Chemical Sciences and Engineering Division, Argonne National Lab, Argonne, IL 60439-4837, USA.
Phys Chem Chem Phys. 2010 Jun 7;12(21):5678-93. doi: 10.1039/c000240m. Epub 2010 May 4.
The turn-over-rate (TOR) for the water gas shift (WGS) reaction at 200 degrees C, 7% CO, 9% CO(2), 22% H(2)O, 37% H(2) and balance Ar, of 1.4 nm Au/Al(2)O(3) is approximately 20 times higher than that of 1.6 nm Pt/Al(2)O(3). Operando EXAFS experiments at both the Au and Pt L(3) edges reveal that under reaction conditions, the catalysts are fully metallic.
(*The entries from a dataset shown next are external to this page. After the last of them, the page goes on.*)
# zyhbili/Dual-Space-NeRF

Measured on AMD Instinct MI355X. Metric: rendered rays/sec (64 samples/ray), 512x512 frame, higher is better.
Workload: dtype split-f16x3 (3 x v_mfma_f32_32x32x16_f16 on hi/lo fp16 operand halves, f32 accumulate: f32-equivalent accuracy - parity bars of the tests: 1e-4 absolute on RGB / acc / weights against the reference; sigma 1e-4 absolute where |sigma| <= 100 and 4e-6 RELATIVE to max|sigma| above (this checkpoint: |sig

## Files before the change

dual-space-nerf_amd/csrc/dsn_common.h:

```cpp
#pragma once
#include <hip/hip_runtime.h>
#include <stddef.h>
#include <stdint.h>

#define DSN_WAVE 64
#define DSN_NUM_PARAMS_INTERNAL 33

struct DsnFaceRec {
    float m0[3];
    float d00;
    float v10[3];
    float d01;
    float v20[3];
    float d11;
    float n[3];
    float inv;
};

#ifndef DSN_LIGHT_RECORD_FLOATS
#define DSN_LIGHT_RECORD_FLOATS 12
#endif
struct DsnLightEdit {
    float has_light, light_shift[3], has_rot, rot[4] , rot_center[2], pad;
};
static_assert(sizeof(DsnLightEdit) == 4 * DSN_LIGHT_RECORD_FLOATS, "DsnLightEdit is one light record");
__device__ __forceinline__ void dsn_light_edit(const DsnLightEdit& e, float (&xw)[3]) {
    if (e.has_rot != 0.0f) {
        const float ax = xw[0] - e.rot_center[0], ay = xw[1] - e.rot_center[1];
        const float nx = (ax * e.rot[0] + ay * e.rot[2]) + e.rot_center[0];
        const float ny = (ax * e.rot[1] + ay * e.rot[3]) + e.rot_center[1];
        xw[0] = nx; xw[1] = ny;
    }
    if (e.has_light != 0.0f) { xw[0] += e.light_shift[0]; xw[1] += e.light_shift[1]; xw[2] += e.light_shift[2]; }
}

struct DsnFrameState {
    float pose_feat[16];
    float code[8];
    DsnLightEdit light;
    float pad[28];
    float bias0[256];
};
static_assert(offsetof(DsnFrameState, bias0) == 256 && sizeof(DsnFrameState) == 1280, "DsnFrameState layout");

__host__ __device__ inline size_t dsn_align256(size_t x) { return (x + 255) & ~(size_t)255; }
#include "dsn_nn.h"

struct DsnSceneView {
    int V, F;
    float* canon;
    int32_t* faces;
    float* xyz;
    float4* cent_world;
    float4* cent_canon;
    DsnFaceRec* face_world;
    DsnFaceRec* face_canon;
    DsnFrameState* frame;
    DsnNNView nn_world;
    DsnNNView nn_canon;
};

__host__ __device__ inline DsnSceneView dsn_scene_view(void* base, int V, int F) {
    DsnSceneView s;
    char* p = (char*)base;
    s.V = V; s.F = F;
    p += 256;
    s.frame = (DsnFrameState*)p;    p += dsn_align256(sizeof(DsnFrameState));
    s.canon = (float*)p;            p += dsn_align256(sizeof(float) * 3 * (size_t)V);
    s.faces = (int32_t*)p;          p += dsn_align256(sizeof(int32_t) * 3 * (size_t)F);
    s.xyz = (float*)p;              p += dsn_align256(sizeof(float) * 3 * (size_t)V);
    s.cent_world = (float4*)p;      p += dsn_align256(sizeof(float4) * (size_t)F);
    s.cent_canon = (float4*)p;      p += dsn_align256(sizeof(float4) * (size_t)F);
    s.face_world = (DsnFaceRec*)p;  p += dsn_align256(sizeof(DsnFaceRec) * (size_t)F);
    s.face_canon = (DsnFaceRec*)p;  p += dsn_align256(sizeof(DsnFaceRec) * (size_t)F);
    s.nn_world = dsn_nn_view(p, F);
    s.nn_canon = dsn_nn_view(p, F);
    return s;
}
__host__ __device__ inline size_t dsn_pose_state_size() { return 256 + dsn_align256(sizeof(DsnFrameState)); }
__host__ __device__ inline size_t dsn_scene_size(int V, int F) {
    return 256 + 2 * dsn_align256(sizeof(float) * 3 * (size_t)V) + dsn_align256(sizeof(int32_t) * 3 * (size_t)F) +
           2 * dsn_align256(sizeof(float4) * (size_t)F) + 2 * dsn_align256(sizeof(DsnFaceRec) * (size_t)F) +
           dsn_align256(sizeof(DsnFrameState)) + 2 * dsn_nn_bytes(F);
}
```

In the absence of adsorbates, the metal-metal bond distances of Pt and Au catalysts are 0.07 A and 0.13 A smaller than those of bulk Pt and Au foils, respectively. Adsorption of H(2) or CO on the Pt catalysts leads to significantly longer Pt-Pt bond distances; while there is little change in Au-Au bond distance with adsorbates. Adsorption of CO, H(2) and H(2)O leads to changes in the XANES spectra that can be used to determine the surface coverage of each adsorbate under reaction conditions. During WGS, the coverage of CO, H(2)O, and H(2) are obtained by the linear combination fitting of the difference XANES, or DeltaXANES, spectra. Pt catalysts adsorb CO, H(2), and H(2)O more strongly than the Au, in agreement with the lower CO reaction order and higher reaction temperatures.
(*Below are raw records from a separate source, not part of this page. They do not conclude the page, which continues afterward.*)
# nschejtman/deepLoopCloser

Measured on AMD Instinct MI355X. Metric: query-frames/sec vs N-keyframe DB + top-k recall@1, higher is better.
Workload: dtype bf16; 1 GPU; 1000000 x 4096 bf16 keyframe DB, Q=256, top-20 cosine match, 1 GPU(s); db_rows=1000000, dim=4096, k=20, rows_per_gpu=1000000, pipelined=False, crowded=False

## Files before the change

deeploopcloser_amd/_lib.py:

```python
import ctypes as C
import os

_HERE = os.path.dirname(os.path.abspath(__file__))
LIB_PATH = os.path.join(_HERE, "libdlc_hip.so")

DLC_OK = 0
DLC_ERR_BAD_ARG, DLC_ERR_BAD_SHAPE, DLC_ERR_UNSUPPORTED, DLC_ERR_HIP, DLC_ERR_WORKSPACE = -1, -2, -3, -4, -5
DLC_BF16, DLC_F16, DLC_F32, DLC_F64, DLC_I8, DLC_U8, DLC_I64 = 0, 1, 2, 3, 4, 5, 6
DLC_ACT_NONE, DLC_ACT_SIGMOID, DLC_ACT_RELU = 0, 1, 2
DLC_B_KN, DLC_B_NK = 0, 1
DLC_MAX_K = 128
DLC_ABI_VERSION = 17
DLC_SELECT_COOP = 1
DLC_SIM_FORCE_F64, DLC_SIM_NO_HOST_SYNC = 1, 2

_vp, _i64, _int, _sz, _dbl, _flt = C.c_void_p, C.c_int64, C.c_int, C.c_size_t, C.c_double, C.c_float

SIGNATURES = {
    "dlc_abi_version": (_int, []),
    "dlc_create": (_int, [_int, C.POINTER(_vp)]),
    "dlc_destroy": (_int, [_vp]),
    "dlc_last_error": (C.c_char_p, [_vp]),
    "dlc_status_string": (C.c_char_p, [_int]),
    "dlc_gemm_bias_act": (_int, [_vp, _int, _int, _int, _i64, _i64, _i64, _vp, _i64, _vp, _i64, _vp, _vp, _i64, _vp]),
    "dlc_bias_act": (_int, [_vp, _int, _int, _i64, _i64, _vp, _i64, _vp, _vp, _i64, _vp]),
    "dlc_sdav_encode_workspace_bytes": (_sz, [_i64, C.POINTER(_i64), _int, _int]),
    "dlc_sdav_encode": (_int, [_vp, _int, _i64, _int, C.POINTER(_i64), _vp, C.POINTER(_vp), C.POINTER(_vp), _vp, _vp,
                               _sz, _vp]),
    "dlc_sdav_split_panels_bytes": (_sz, [_int, C.POINTER(_i64)]),
    "dlc_sdav_split_prepare": (_int, [_vp, _int, C.POINTER(_i64), C.POINTER(_vp), _vp, _sz, _vp]),
    "dlc_sdav_encode_split_workspace_bytes": (_sz, [_i64, C.POINTER(_i64), _int]),
    "dlc_cnnvtl_split_panels_bytes": (_sz, [_int, C.POINTER(C.c_int32)]),
    "dlc_cnnvtl_split_prepare": (_int, [_vp, _int, C.POINTER(C.c_int32), C.POINTER(_vp), _vp, _sz, _vp]),
    "dlc_cnnvtl_encode_split_workspace_bytes": (_sz, [_i64, _int, _int, _int, _int, C.POINTER(C.c_int32)]),
    "dlc_cnnvtl_encode_split": (_int, [_vp, _int, _vp, _i64, _int, _int, _int, _int, _int, C.POINTER(C.c_int32), _vp, C.POINTER(_vp),
                                       _vp, _i64, _vp, C.POINTER(_vp), _vp, _vp, _sz, _vp]),
    "dlc_cnnvtl_layers_split": (_int, [_vp, _vp, _i64, _int, _int, _int, _int, C.POINTER(C.c_int32), _int, _int, _vp, C.POINTER(_vp),
                                       C.POINTER(_vp), _vp, _vp, _sz, _vp]),
    "dlc_sdav_encode_split": (_int, [_vp, _i64, _int, C.POINTER(_i64), _vp, _vp, C.POINTER(_vp), _vp, _vp, _sz, _vp]),
    "dlc_sdav_train_workspace_bytes": (_sz, [_i64, _i64, C.POINTER(_i64), _int, _int]),
    "dlc_sdav_train_step": (_int, [_vp, _int, _i64, _i64, _int, C.POINTER(_i64), _vp, C.POINTER(_vp), C.POINTER(_vp),
                                  C.POINTER(_vp), _vp, _dbl, _dbl, _dbl, _dbl, _vp, _vp, _sz, _vp]),
    "dlc_random_mask_f64": (_int, [_vp, _vp, _i64, _i64, C.c_uint64, C.c_uint64, _vp]),
    "dlc_salt_pepper_mask_f64": (_int, [_vp, _vp, _vp, _i64, _i64, C.c_uint64, C.c_uint64, _vp]),
    "dlc_da_corrupt_f64": (_int, [_vp, _vp, _vp, _vp, _i64, _i64, _vp, _i64, _vp]),
    "dlc_da_train_workspace_bytes": (_sz, [_i64, _i64, _i64, _i64]),
    "dlc_da_train_step": (_int, [_vp, _i64, _i64, _i64, _i64, _vp, _vp, _vp, _vp, _vp, _dbl, _dbl, _dbl, _dbl, _vp, _vp, _sz,
                                _vp]),
    "dlc_rgb_to_gray_u8": (_int, [_vp, _vp, _i64, _vp, _vp]),
    "dlc_harris_keypoints_workspace_bytes": (_sz, [_i64, _int, _int]),
    "dlc_harris_keypoints_u8": (_int, [_vp, _vp, _i64, _int, _int, _int, _vp, _vp, _vp, _vp, _sz, _vp]),
    "dlc_extract_patches": (_int, [_vp, _vp, _i64, _int, _int, _vp, _int, _int, _int, _vp, _vp]),
    "dlc_im2col_nhwc_f64": (_int, [_vp, _vp, _i64, _int, _int, _int, _int, _int, _int, _int, _int, _int, _int, _vp, _vp]),
    "dlc_conv2d_nhwc_f64": (_int, [_vp, _vp, _i64, _int, _int, _int, _vp, _vp, _int, _int, _int, _int, _int, _int, _int,
                                  _int, _int, _vp, _vp]),
    "dlc_space_to_depth_nhwc_f64": (_int, [_vp, _vp, _i64, _int, _int, _int, _int, _vp, _vp]),
    "dlc_maxpool3x3s2_nhwc_f64": (_int, [_vp, _vp, _i64, _int, _int, _int, _vp, _vp]),
    "dlc_minmax_quant_gather_i8": (_int, [_vp, C.POINTER(_vp), C.POINTER(_i64), _int, _i64, _vp, _i64, _vp, _vp, _vp]),
    "dlc_cnnvtl_frame_minmax_init": (_int, [_vp, _vp, _i64, _vp]),
    "dlc_conv2d_nhwc_f64_stats": (_int, [_vp, _vp, _i64, _int, _int, _int, _vp, _vp, _int, _int, _int, _int, _int, _int, _int,
                                         _int, _int, _vp, _vp, _vp]),
    "dlc_quant_gather_i8": (_int, [_vp, C.POINTER(_vp), C.POINTER(_i64), _int, _i64, _vp, _i64, _vp, _vp, _vp, _vp]),
    "dlc_sdav_range_words": (_sz, [_i64]),
    "dlc_sdav_distinctive_score": (_int, [_vp, _vp, _i64, _i64, _dbl, _dbl, _vp, _vp, _vp]),
    "dlc_sdav_similarity_workspace_bytes": (_sz, [_i64, _i64, _i64, _int, _i64]),
    "dlc_sdav_similarity_matrix": (_int, [_vp, _vp, _i64, _i64, _i64, _vp, _dbl, _dbl, _vp, _vp, _int, _i64, _vp, _vp, _vp,
                                         _vp, _sz, _vp]),
    "dlc_topk_rows_f64": (_int, [_vp, _vp, _i64, _i64, _i64, _i64, _int, _vp, _vp, _vp, _vp]),
    "dlc_sdav_stream_state_bytes": (_sz, [_i64, _i64, _i64]),
    "dlc_sdav_stream_init": (_int, [_vp, _vp, _sz, _i64, _i64, _i64, _dbl, _dbl, _vp, _vp]),
    "dlc_sdav_stream_append": (_int, [_vp, _vp, _sz, _i64, _i64, _i64, _vp, _i64, _i64, _vp, _vp]),
    "dlc_sdav_stream_query": (_int, [_vp, _vp, _sz, _i64, _i64, _i64, _vp, _i64, _vp, _dbl, _dbl, _vp, _vp, _vp]),
    "dlc_sdav_stream_query_batch_workspace_bytes": (_sz, [_i64, _i64, _i64]),
    "dlc_sdav_stream_query_batch": (_int, [_vp, _vp, _sz, _i64, _i64, _i64, _vp, _i64, _i64, _vp, _dbl, _dbl, _vp, _i64, _vp,
                                           _vp, _sz, _vp]),
    "dlc_sdav_stream_query_batch_staged": (_int, [_vp, _vp, _sz, _i64, _i64, _i64, _vp, _i64, _i64, _vp, _dbl, _dbl, _vp, _i64,
                                                  _vp, _vp, _sz, _int, _vp]),
    "dlc_cnnvtl_distance_matrix": (_int, [_vp, _vp, _i64, _i64, _i64, _vp, _vp]),
    "dlc_cnnvtl_distance_topk_workspace_bytes": (_sz, [_i64, _i64, _i64, _int]),
    "dlc_cnnvtl_distance_topk": (_int, [_vp, _vp, _i64, _i64, _vp, _i64, _i64, _i64, _i64, _i64, _int, _vp, _vp, _vp, _sz,
                                        _vp]),
    "dlc_cnnvtl_distance_rows": (_int, [_vp, _vp, _i64, _i64, _vp, _i64, _i64, _i64, _i64, _i64, _vp, _i64, _vp]),
    "dlc_sequence_topk_workspace_bytes": (_sz, [_i64, _i64, _int, _int, _int]),
    "dlc_sequence_topk": (_int, [_vp, _int, _vp, _i64, _i64, _i64, _i64, _i64, _i64, _int, _int, C.POINTER(C.c_int32), _int, _int,
                                 _vp, _vp, _vp, _vp, _i64, _vp, _vp, _sz, _vp]),
    "dlc_contrast_rows": (_int, [_vp, _int, _vp, _i64, _i64, _i64, _i64, _i64, _int, _vp, _i64, _vp]),
    "dlc_peak_topk_rows_workspace_bytes": (_sz, [_i64, _i64, _int]),
    "dlc_peak_topk_rows": (_int, [_vp, _int, _vp, _i64, _i64, _i64, _i64, _i64, _int, _i64, _int, _i64, _int, _vp, _vp, _vp,
                                  _vp, _sz, _vp]),
    "dlc_l2_normalize_rows": (_int, [_vp, _int, _vp, _i64, _i64, _i64, _int, _int, _vp, _i64, _vp]),
    "dlc_cosine_topk_workspace_bytes": (_sz, [_i64, _i64, _i64, _int]),
    "dlc_cosine_topk": (_int, [_vp, _int, _vp, _i64, _i64, _vp, _i64, _i64, _i64, _int, _i64, _vp, _vp, _vp, _vp, _vp, _vp, _sz,
                              _vp]),
    "dlc_max_row_norm": (_int, [_vp, _int, _vp, _i64, _i64, _i64, _vp, _vp]),
    "dlc_cosine_tau_scale": (_int, [_vp, _int, _vp, _i64, _i64, _i64, _vp, _vp, _vp]),
    "dlc_cosine_topk_older": (_int, [_vp, _int, _vp, _i64, _i64, _vp, _i64, _i64, _i64, _int, _i64, _i64, _vp, _vp, _vp, _vp, _vp,
                                    _vp, _sz, _vp]),
    "dlc_cosine_score_error_bound": (_dbl, [_i64, _i64, _i64, _int]),
    "dlc_cosine_score_error_bound_any_plan": (_dbl, [_i64]),
    "dlc_cosine_score_groups": (_int, [_vp, _int, _vp, _i64, _i64, _vp, _i64, _i64, _i64, _int, _vp, _sz, _vp]),
    "dlc_cosine_select_topk": (_int, [_vp, _int, _vp, _i64, _i64, _vp, _i64, _i64, _i64, _int, _i64, _vp, _vp, _vp, _vp, _vp, _vp,
                                     _sz, _int, _vp]),
    "dlc_cosine_groups_per_query": (_int, [_int]),
    "dlc_cosine_select_groups": (_int, [_vp, _int, _vp, _i64, _i64, _vp, _i64, _i64, _i64, _int, _vp, _sz, _vp, _vp, _int,
                                       _vp]),
    "dlc_cosine_rescore_topk": (_int, [_vp, _int, _vp, _i64, _i64, _vp, _i64, _i64, _i64, _int, _i64, _vp, _vp, _vp, _int,
                                      _vp, _vp, _vp, _vp, _int, _vp]),
    "dlc_cosine_exhaustive_topk": (_int, [_vp, _int, _vp, _i64, _i64, _vp, _i64, _i64, _i64, _int, _i64, _vp, _i64, _dbl,
                                         _vp, _vp, _vp, _vp, _vp, _vp, _sz, _vp]),
    "dlc_topk_merge_strided": (_int, [_vp, _vp, _i64, _vp, _i64, _int, _i64, _int, _vp, _dbl, _vp, _vp, _vp, _vp, _vp, _vp]),
    "dlc_topk_merge": (_int, [_vp, _vp, _vp, _int, _i64, _int, _vp, _vp, _vp, _vp]),
    "dlc_topk_keep_older": (_int, [_vp, _vp, _vp, _i64, _int, _i64, _int, _vp, _vp, _vp]),
    "dlc_cosine_scores_workspace_bytes": (_sz, [_i64, _i64, _i64]),
    "dlc_cosine_scores": (_int, [_vp, _int, _vp, _i64, _i64, _vp, _i64, _i64, _i64, _vp, _i64, _vp, _sz, _vp]),
    "dlc_cosine_score_rows": (_int, [_vp, _int, _vp, _i64, _i64, _vp, _i64, _i64, _i64, _i64, _i64, _vp, _vp, _i64, _vp]),
    "dlc_host_to_device": (_int, [_vp, _vp, _vp, _sz, _vp]),
    "dlc_device_to_host": (_int, [_vp, _vp, _vp, _sz, _vp]),
    "dlc_set_host_threads": (_int, [_vp, _int]),
    "dlc_set_scratch": (_int, [_vp, _vp, _sz]),
    "dlc_set_profiling": (_int, [_vp, _int]),
    "dlc_profile_gemm_ms": (_int, [_vp, C.POINTER(_flt), _int]),
}
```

在 200°C、7%CO、9%CO2、22%H2O、37%H2 和平衡 Ar 条件下,水煤气变换(WGS)反应的周转率(TOR)对于 1.4nm Au/Al2O3 是 1.6nm Pt/Al2O3 的约 20 倍。在 Au 和 Pt L(3)边缘的 operando EXAFS 实验表明,在反应条件下,催化剂是完全金属的。在没有吸附物的情况下,Pt 和 Au 催化剂的金属-金属键距离分别比体相 Pt 和 Au 箔的小 0.07Å 和 0.13Å。在 Pt 催化剂上吸附 H2 或 CO 会导致 Pt-Pt 键距离显著变长;而在吸附物存在下,Au-Au 键距离几乎没有变化。CO、H2 和 H2O 的吸附会导致 XANES 光谱发生变化,可用于确定反应条件下每种吸附物的表面覆盖率。在 WGS 过程中,通过对差分 XANES(DeltaXANES)光谱进行线性组合拟合,获得 CO、H2O 和 H2 的覆盖率。Pt 催化剂比 Au 催化剂更强烈地吸附 CO、H2 和 H2O,这与较低的 CO 反应级数和较高的反应温度一致。